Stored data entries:
········
@@ -178,22 +191,20 @@
     constexpr uint32_t SM_AUX = MODE == 2 ? SM_BYTES_2D : SM_BYTES;
     __shared__ __align__(16) uint32_t s_ent[2][ENT_WORDS];
     __shared__ __align__(8) unsigned long long s_bar[2];
-    __shared__ __align__(8) float2 s_thr[MODE == 0 ? RT_CHUNK : 1];
+    __shared__ __align__(8) unsigned char s_mask[RT_CHUNK];
     float4* s_q0 = reinterpret_cast<float4*>(s_mem + SM_Q0);
     float4* s_uv = reinterpret_cast<float4*>(s_mem + SM_UV);
     float4* s_q2 = reinterpret_cast<float4*>(s_mem + SM_Q2);
     const int t = threadIdx.x, lane = t & 31, warp = t >> 5;
-    unsigned short* s_list = reinterpret_cast<unsigned short*>(s_mem + SM_LIST) + warp * RT_CHUNK;
     const uint32_t a_base = (uint32_t)__cvta_generic_to_shared(s_mem);
     const uint32_t a_list = a_base + SM_LIST + (uint32_t)warp * RT_CHUNK * 2u;
     int tile_x, tile_y;
     centre_out_tile((int)blockIdx.x, tiles_x, (int)gridDim.x / tiles_x, tile_x, tile_y);
     const int tile = tile_y * tiles_x + tile_x;
-    const int wx0 = tile_x * TILE_PX + (warp & 1) * 8, wy0 = tile_y * TILE_PX + (warp >> 1) * 4;
-    const int px = wx0 + (lane & 7), py = wy0 + (lane >> 3);
+    const int tx0 = tile_x * TILE_PX, ty0 = tile_y * TILE_PX;
+    const int px = tx0 + (warp & 1) * 8 + (lane & 7), py = ty0 + (warp >> 1) * 4 + (lane >> 3);
     const bool inside = px < W && py < H;
     const float fx = (float)px + 0.5f, fy = (float)py + 0.5f;
-    const float rcx = (float)wx0 + 4.0f, rcy = (float)wy0 + 2.0f;
     const float tcx = (float)(tile_x * TILE_PX) + 8.0f, tcy = (float)(tile_y * TILE_PX) + 8.0f;
     uint2 range = ranges[tile];
     range.x = ~range.x;
@@ -216,6 +227,7 @@
         if (__syncthreads_count(T < T_STOP ? 0 : 1) == 0) break;
         const uint32_t cnt = min((uint32_t)RT_CHUNK, range.y - base);
         ps.next(base);
+        uint32_t mask = 0u;
         if ((uint32_t)t < cnt) {
             const uint32_t r = ps.entry(base, t);
             const float4* rp = reinterpret_cast<const float4*>(recs + r);
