+    struct Tile { bool active; int n, tx0, ty0; };
+    auto tile_at = [&](int t0) {
         const int t = p.single ? 2 * t0 + op : t0;
-        const bool active = present && t < p.numTiles;
+        Tile q;
+        q.active = present && t0 < nsteps && t < p.numTiles;
         int bid = p.rev ? p.numTiles - 1 - t : t;
         const int txi = bid % p.tilesX; bid /= p.tilesX;
         const int tyi = bid % p.tilesY;
-        const int n = active ? bid / p.tilesY : 0;
-        const int tx0 = txi * TW, ty0 = tyi * GW_TH;
-        __syncthreads();
-        if (active) {
-            const float *timg = p.T[op] + (size_t)n * HW;
-            constexpr int NSW = (GW_RTH * RTW + 255) / 256;
-            float tv[NSW];
-#pragma unroll
-            for (int k = 0; k < NSW; ++k) {
-                const int i = (tid & 255) + k * 256;
-                const int yy = i / RTW, xx = i % RTW;
-                const int gy = ty0 - HALO + yy, gx = tx0 - HALO + xx;
-                const bool ok = i < GW_RTH * RTW && gy >= 0 && gy < p.H && gx >= 0 && gx < p.W;
-                const float v = timg[ok ? (size_t)gy * p.W + gx : 0];
-                tv[k] = ok ? v : 0.0f;
-            }
-#pragma unroll
-            for (int k = 0; k < NSW; ++k) {
-                const int i = (tid & 255) + k * 256;
-                if (i >= GW_RTH * RTW) continue;
-                const int yy = i / RTW, xx = i % RTW;
-                const __bf16 hh = (__bf16)tv[k];
-                const __bf16 ll = (__bf16)(tv[k] - (float)hh);
-#pragma unroll
-                for (int s = 0; s < 4; ++s)
-                    if (xx - s >= 0) {
-                        thin[((op * 2 + 0) * 4 + s) * TCOPY + yy * TPITCH + xx - s] = hh;
-                        if (PREC != 1) thin[((op * 2 + 1) * 4 + s) * TCOPY + yy * TPITCH + xx - s] = ll;
-                    }
-            }
-        }
-        __syncthreads();
-        if (!active) continue;
-
-        const int x = tx0 + wxi * 32 + c;
-        const bool xok = x < p.W;
-#pragma unroll 1
-        for (int b = 0; b < RB; ++b) {
-            const int yl = wyi * RB + b, y = ty0 + yl;
-            const bool valid = xok && y < p.H;
-            const size_t img_b = lay_image_bytes<LAY>(M, p.H, p.W);
-            const __amdgpu_buffer_rsrc_t rs = uniform_rsrc((const char *)p.X[op] + (size_t)n * img_b, img_b);
+        q.n = q.active ? bid / p.tilesY : 0;
+        q.tx0 = txi * TW; q.ty0 = tyi * GW_TH;
+        return q;
+    };
+    constexpr int NSW = (GW_RTH * RTW + 255) / 256;
+    auto thin_load = [&](float (&tv)[NSW], const Tile &q) {
+        const float *timg = p.T[op] + (size_t)q.n * HW;
+#pragma unroll
+        for (int k = 0; k < NSW; ++k) {
+            const int i = (tid & 255) + k * 256;
+            const int yy = i / RTW, xx = i % RTW;
+            const int gy = q.ty0 - HALO + yy, gx = q.tx0 - HALO + xx;
+            const bool ok = i < GW_RTH * RTW && gy >= 0 && gy < p.H && gx >= 0 && gx < p.W;
+            const float v = timg[ok ? (size_t)gy * p.W + gx : 0];
+            tv[k] = ok ? v : 0.0f;
+        }
+    };
+    auto thin_write = [&](const float (&tv)[NSW]) {
+#pragma unroll
+        for (int k = 0; k < NSW; ++k) {
+            const int i = (tid & 255) + k * 256;
+            if (i >= GW_RTH * RTW) continue;
+            const int yy = i / RTW, xx = i % RTW;
+            const __bf16 hh = (__bf16)tv[k];
+            const __bf16 ll = (__bf16)(tv[k] - (float)hh);
+#pragma unroll
+            for (int s = 0; s < 4; ++s)
+                if (xx - s >= 0) {
+                    thin[((op * 2 + 0) * 4 + s) * TCOPY + yy * TPITCH + xx - s] = hh;
+                    if (PREC != 1) thin[((op * 2 + 1) * 4 + s) * TCOPY + yy * TPITCH + xx - s] = ll;
+                }
+        }
+    };
+    struct Fat {
+        float xv[MT][16];
+        u32x2 xr[MT][4];
+    };
+    auto fat_load = [&](Fat &f, const Tile &q, int b) {
+        const int x = q.tx0 + wxi * 32 + c, y = q.ty0 + wyi * RB + b;
+        const bool valid = q.active && x < p.W && y < p.H;
+        const __amdgpu_buffer_rsrc_t rs = uniform_rsrc((const char *)p.X[op] + (size_t)q.n * img_b, img_b);
+        if (LAY == LAY_BLK16) {
+            const int XB = (p.W + 31) / 32, xb = (q.tx0 >> 5) + wxi;
+            blk16_load_raw<MT>(f.xr, rs, valid ? ((y * XB + xb) * (M / 4) * 32 + h * 32 + c) * 8 : OOB);
+        } else if (LAY == LAY_BLK) {
+            const int XB = (p.W + 31) / 32, xb = (q.tx0 >> 5) + wxi;
+            blk_load<LAY_BLK, MT>(f.xv, rs, valid ? ((y * XB + xb) * (M / 4) * 32 + h * 32 + c) * 16 : OOB);
+        } else {
             const int voff = valid ? (int)((4 * h) * HW + (size_t)y * p.W + x) * 4 : OOB;
-            const int hw4 = (int)HW * 4;
-            float xv[MT][16];
-            u32x2 xr[MT][4];
-            if (LAY == LAY_BLK16) {
-                const int XB = (p.W + 31) / 32, xb = (tx0 >> 5) + wxi;
-                blk16_load_raw<MT>(xr, rs, valid ? ((y * XB + xb) * (M / 4) * 32 + h * 32 + c) * 8 : OOB);
-            } else if (LAY == LAY_BLK) {
-                const int XB = (p.W + 31) / 32, xb = (tx0 >> 5) + wxi;
-                blk_load<LAY_BLK, MT>(xv, rs, valid ? ((y * XB + xb) * (M / 4) * 32 + h * 32 + c) * 16 : OOB);
-            } else {
-#pragma unroll
-                for (int R = 0; R < MT; ++R)
-#pragma unroll
-                    for (int v = 0; v < 16; ++v)
-                        xv[R][v] = buf_ld(rs, voff, (32 * R + 8 * (v >> 2) + (v & 3)) * hw4);
-            }
 #pragma unroll
             for (int R = 0; R < MT; ++R)
 #pragma unroll
-                for (int qv = 0; qv < 4; ++qv) {
-                    bf16x4 hi4, lo4;
-                    if (LAY == LAY_BLK16) {
-                        hi4 = __builtin_bit_cast(bf16x4, xr[R][qv]);
-                    } else {
-#pragma unroll
-                        for (int e = 0; e < 4; ++e) {
-                            const float val = xv[R][4 * qv + e];
-                            const __bf16 hh = (__bf16)val;
-                            hi4[e] = hh;
-                            lo4[e] = (__bf16)(val - (float)hh);
-                        }
-                    }
-                    const int slot = (2 * qv + h) ^ ((c >> 1) & 7);
-                    __bf16 *dst = wimg + (size_t)(R * 2) * IMG_ELEMS + c * 32 + slot * 4;
-                    *reinterpret_cast<bf16x4 *>(dst) = hi4;
-                    if (PREC != 1 && LAY != LAY_BLK16) *reinterpret_cast<bf16x4 *>(dst + IMG_ELEMS) = lo4;
-                }
-            __builtin_amdgcn_fence(__ATOMIC_RELEASE, "wavefront");
-            __builtin_amdgcn_wave_barrier();
-#pragma unroll
-            for (int kk = 0; kk < 2; ++kk) {
-                bf16x8 Bh[2], Bl[2];
-#pragma unroll
-                for (int tt = 0; tt < 2; ++tt) {
-                    const int tap = 32 * tt + c, ti = tap >> 3, tj = tap & 7;
-                    const int e0 = wxi * 32 + 16 * kk + 8 * h + (tj & 4);
-                    const __bf16 *ph = thin + ((op * 2 + 0) * 4 + (tj & 3)) * TCOPY + (yl + ti) * TPITCH + e0;
-                    const bf16x4 a0 = *reinterpret_cast<const bf16x4 *>(ph);
-                    const bf16x4 a1 = *reinterpret_cast<const bf16x4 *>(ph + 4);
-                    Bh[tt] = __builtin_shufflevector(a0, a1, 0, 1, 2, 3, 4, 5, 6, 7);
-                    if (PREC != 1) {
-                        const __bf16 *pl = ph + 4 * TCOPY;
-                        const bf16x4 b0 = *reinterpret_cast<const bf16x4 *>(pl);
-                        const bf16x4 b1 = *reinterpret_cast<const bf16x4 *>(pl + 4);
-                        Bl[tt] = __builtin_shufflevector(b0, b1, 0, 1, 2, 3, 4, 5, 6, 7);
+                for (int v = 0; v < 16; ++v)
+                    f.xv[R][v] = buf_ld(rs, voff, (32 * R + 8 * (v >> 2) + (v & 3)) * hw4);
+        }
+    };
+    auto row_block = [&](const Fat &f, int b) {
+        const int yl = wyi * RB + b;
+#pragma unroll
+        for (int R = 0; R < MT; ++R)
+#pragma unroll
+            for (int qv = 0; qv < 4; ++qv) {
+                bf16x4 hi4, lo4;
+                if (LAY == LAY_BLK16) {
+                    hi4 = __builtin_bit_cast(bf16x4, f.xr[R][qv]);
+                } else {
+#pragma unroll
+                    for (int e = 0; e < 4; ++e) {
+                        const float val = f.xv[R][4 * qv + e];
+                        const __bf16 hh = (__bf16)val;
+                        hi4[e] = hh;
+                        lo4[e] = (__bf16)(val - (float)hh);
                     }
                 }
-#pragma unroll
-                for (int R = 0; R < MT; ++R) {
-                    const int gg = (lane >> 4) & 1, qq = (lane >> 2) & 3, pp = lane & 3;
-                    bf16x4 part[2][2];
-#pragma unroll
-                    for (int half = 0; half < 2; ++half) {
-                        const int row = 16 * kk + 8 * h + 4 * half + qq;
-                        const int slot = (4 * gg + pp) ^ ((row >> 1) & 7);
-                        const __bf16 *src = wimg + (size_t)(R * 2) * IMG_ELEMS + row * 32 + slot * 4;
-                        part[0][half] = __builtin_amdgcn_ds_read_tr16_b64_v4bf16(
-                            (__attribute__((address_space(3))) bf16x4 *)(src));
-                        if (PREC != 1 && LAY != LAY_BLK16)
-                            part[1][half] = __builtin_amdgcn_ds_read_tr16_b64_v4bf16(
-                                (__attribute__((address_space(3))) bf16x4 *)(src + IMG_ELEMS));
-                    }
-                    const bf16x8 Ah = __builtin_shufflevector(part[0][0], part[0][1], 0, 1, 2, 3, 4, 5, 6, 7);
-                    bf16x8 Al;
-                    if (PREC != 1 && LAY != LAY_BLK16) Al = __builtin_shufflevector(part[1][0], part[1][1], 0, 1, 2, 3, 4, 5, 6, 7);
-#pragma unroll
-                    for (int tt = 0; tt < 2; ++tt) {
-                        if (PREC != 1) {
-                            if (LAY != LAY_BLK16) acc[R][tt] = __builtin_amdgcn_mfma_f32_32x32x16_bf16(Al, Bh[tt], acc[R][tt], 0, 0, 0);
-                            acc[R][tt] = __builtin_amdgcn_mfma_f32_32x32x16_bf16(Ah, Bl[tt], acc[R][tt], 0, 0, 0);
-                            if (PREC == 2 && LAY != LAY_BLK16) acc[R][tt] = __builtin_amdgcn_mfma_f32_32x32x16_bf16(Al, Bl[tt], acc[R][tt], 0, 0, 0);
-                        }
-                        acc[R][tt] = __builtin_amdgcn_mfma_f32_32x32x16_bf16(Ah, Bh[tt], acc[R][tt], 0, 0, 0);
-                    }
+                const int slot = (2 * qv + h) ^ ((c >> 1) & 7);
+                __bf16 *dst = wimg + (size_t)(R * 2) * IMG_ELEMS + c * 32 + slot * 4;
+                *reinterpret_cast<bf16x4 *>(dst) = hi4;
+                if (PREC != 1 && LAY != LAY_BLK16) *reinterpret_cast<bf16x4 *>(dst + IMG_ELEMS) = lo4;
+            }
+        __builtin_amdgcn_fence(__ATOMIC_RELEASE, "wavefront");
+        __builtin_amdgcn_wave_barrier();
+#pragma unroll
+        for (int kk = 0; kk < 2; ++kk) {
+            bf16x8 Bh[2], Bl[2];
+#pragma unroll
+            for (int tt = 0; tt < 2; ++tt) {
+                const int tap = 32 * tt + c, ti = tap >> 3, tj = tap & 7;
+                const int e0 = wxi * 32 + 16 * kk + 8 * h + (tj & 4);
+                const __bf16 *ph = thin + ((op * 2 + 0) * 4 + (tj & 3)) * TCOPY + (yl + ti) * TPITCH + e0;
+                const bf16x4 a0 = *reinterpret_cast<const bf16x4 *>(ph);
+                const bf16x4 a1 = *reinterpret_cast<const bf16x4 *>(ph + 4);
+                Bh[tt] = __builtin_shufflevector(a0, a1, 0, 1, 2, 3, 4, 5, 6, 7);
+                if (PREC != 1) {
+                    const __bf16 *pl = ph + 4 * TCOPY;
+                    const bf16x4 b0 = *reinterpret_cast<const bf16x4 *>(pl);
+                    const bf16x4 b1 = *reinterpret_cast<const bf16x4 *>(pl + 4);
+                    Bl[tt] = __builtin_shufflevector(b0, b1, 0, 1, 2, 3, 4, 5, 6, 7);
                 }
             }
-            __builtin_amdgcn_fence(__ATOMIC_RELEASE, "wavefront");
-            __builtin_amdgcn_wave_barrier();
-        }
········
BRIEF: If a line in the records contains the string "wimg", copy it out.

WRITTEN SOLUTION:
-                    __bf16 *dst = wimg + (size_t)(R * 2) * IMG_ELEMS + c * 32 + slot * 4;
-                        const __bf16 *src = wimg + (size_t)(R * 2) * IMG_ELEMS + row * 32 + slot * 4;
+                __bf16 *dst = wimg + (size_t)(R * 2) * IMG_ELEMS + c * 32 + slot * 4;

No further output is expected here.